:: Given records ::
# FlowEternal/multitask-hydranet

Hardware: AMD Instinct MI355X
Metric: images/sec (fwd+bwd) HydraNet @ default res, 1/2/4/8 MI355X; CPU-ref same run (higher is better)
Workload: dtype bf16

## Files before the change

### multitask_hydranet_amd/csrc/hn_gemm.hip

```cpp
#include "hn_common.h"
#include <climits>

#ifdef HN_TUNING
#define HN_DBG(p) ((p).dbg)
#else
#define HN_DBG(p) 0
#endif

struct XSrc {
    const bf16* x0;
    const bf16* x1;
    int mode;
    int H, W;
    int Hi, Wi;
    int C0, C1;
    int ld0, ld1;
    int up;
    long M;
    int clamp;
    int diag;
};

__device__ __forceinline__ int border_idx(int v, int L, int clamp) {
    if (clamp == 2) return (v < 0 || v >= L) ? -1 : v;
// ... 20 lines not shown
        iy = iy < 0 ? -iy : (iy >= s.Hi ? 2 * s.Hi - 2 - iy : iy);
        ix = ix < 0 ? -ix : (ix >= s.Wi ? 2 * s.Wi - 2 - ix : ix);
        if (c < s.C0) {
            const int hh = s.Hi >> s.up, ww = s.Wi >> s.up;
            return ld8(s.x0 + (((long)n * hh + (iy >> s.up)) * ww + (ix >> s.up)) * s.ld0 + c);
        }
        return ld8(s.x1 + (((long)n * s.Hi + iy) * s.Wi + ix) * s.ld1 + (c - s.C0));
    }
    const int iy = oy - ky, ix = ox - kx;
    if (iy < 0 || iy >= s.Hi || ix < 0 || ix >= s.Wi) return zero8();
    return ld8(s.x0 + (((long)n * s.Hi + iy) * s.Wi + ix) * s.ld0 + c);
}

__device__ __attribute__((aligned(16))) bf16 g_zero_piece[8];

__device__ __forceinline__ const bf16* x_piece_ptr(const XSrc& s, long m, int n, int oy, int ox, int tap, int c) {
    if (m >= s.M || c >= s.C0 + s.C1) return g_zero_piece;
    if (s.mode == 0) return s.x0 + m * s.ld0 + c;
    if (s.mode == 1) return s.x0 + (((long)n * s.Hi + 2 * oy) * s.Wi + 2 * ox) * s.ld0 + c;
    const int ky = (tap * 11) >> 5, kx = tap - 3 * ky;
    if (s.mode == 2) {
        int iy = oy + ky - 1, ix = ox + kx - 1;
        iy = iy < 0 ? -iy : (iy >= s.Hi ? 2 * s.Hi - 2 - iy : iy);
        ix = ix < 0 ? -ix : (ix >= s.Wi ? 2 * s.Wi - 2 - ix : ix);
        if (c < s.C0) {
            const int hh = s.Hi >> s.up, ww = s.Wi >> s.up;
            return s.x0 + (((long)n * hh + (iy >> s.up)) * ww + (ix >> s.up)) * s.ld0 + c;
        }
        return s.x1 + (((long)n * s.Hi + iy) * s.Wi + ix) * s.ld1 + (c - s.C0);
    }
    const int iy = oy - ky, ix = ox - kx;
    if (iy < 0 || iy >= s.Hi || ix < 0 || ix >= s.Wi) return g_zero_piece;
    return s.x0 + (((long)n * s.Hi + iy) * s.Wi + ix) * s.ld0 + c;
}

__device__ __forceinline__ long pixel_off(const XSrc& s, long m, int n, int oy, int ox, int tap, int which) {
    if (m >= s.M) return -1;
    if (s.mode == 0) return which ? -1 : m * s.ld0;
    if (s.mode == 1) return which ? -1 : (((long)n * s.Hi + 2 * oy) * s.Wi + 2 * ox) * s.ld0;
    const int ky = (tap * 11) >> 5, kx = tap - 3 * ky;
    if (s.mode == 2) {
        int iy = oy + ky - 1, ix = ox + kx - 1;
        iy = iy < 0 ? -iy : (iy >= s.Hi ? 2 * s.Hi - 2 - iy : iy);
        ix = ix < 0 ? -ix : (ix >= s.Wi ? 2 * s.Wi - 2 - ix : ix);
        if (which) return s.C1 ? (((long)n * s.Hi + iy) * s.Wi + ix) * s.ld1 : -1;
        const int hh = s.Hi >> s.up, ww = s.Wi >> s.up;
        return (((long)n * hh + (iy >> s.up)) * ww + (ix >> s.up)) * s.ld0;
    }
    const int iy = oy - ky, ix = ox - kx;
    if (which || iy < 0 || iy >= s.Hi || ix < 0 || ix >= s.Wi) return -1;
    return (((long)n * s.Hi + iy) * s.Wi + ix) * s.ld0;
}

__device__ __forceinline__ void glds16(const bf16* src, char* lds_wave_base) {
    __builtin_amdgcn_global_load_lds((const __attribute__((address_space(1))) void*)src,
                                     (__attribute__((address_space(3))) void*)lds_wave_base, 16, 0, 0);
}

__device__ __forceinline__ int swz(int row, int piece) { return row * 128 + ((piece ^ (row & 7)) << 4); }
__device__ __forceinline__ int pswz32(int row) { return (row >> 1) & 2; }
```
:::
-- Work to be completed --
From the data above, report how many lines hold the word "XSrc", answering with the number by itself.

-- Exercise result --
3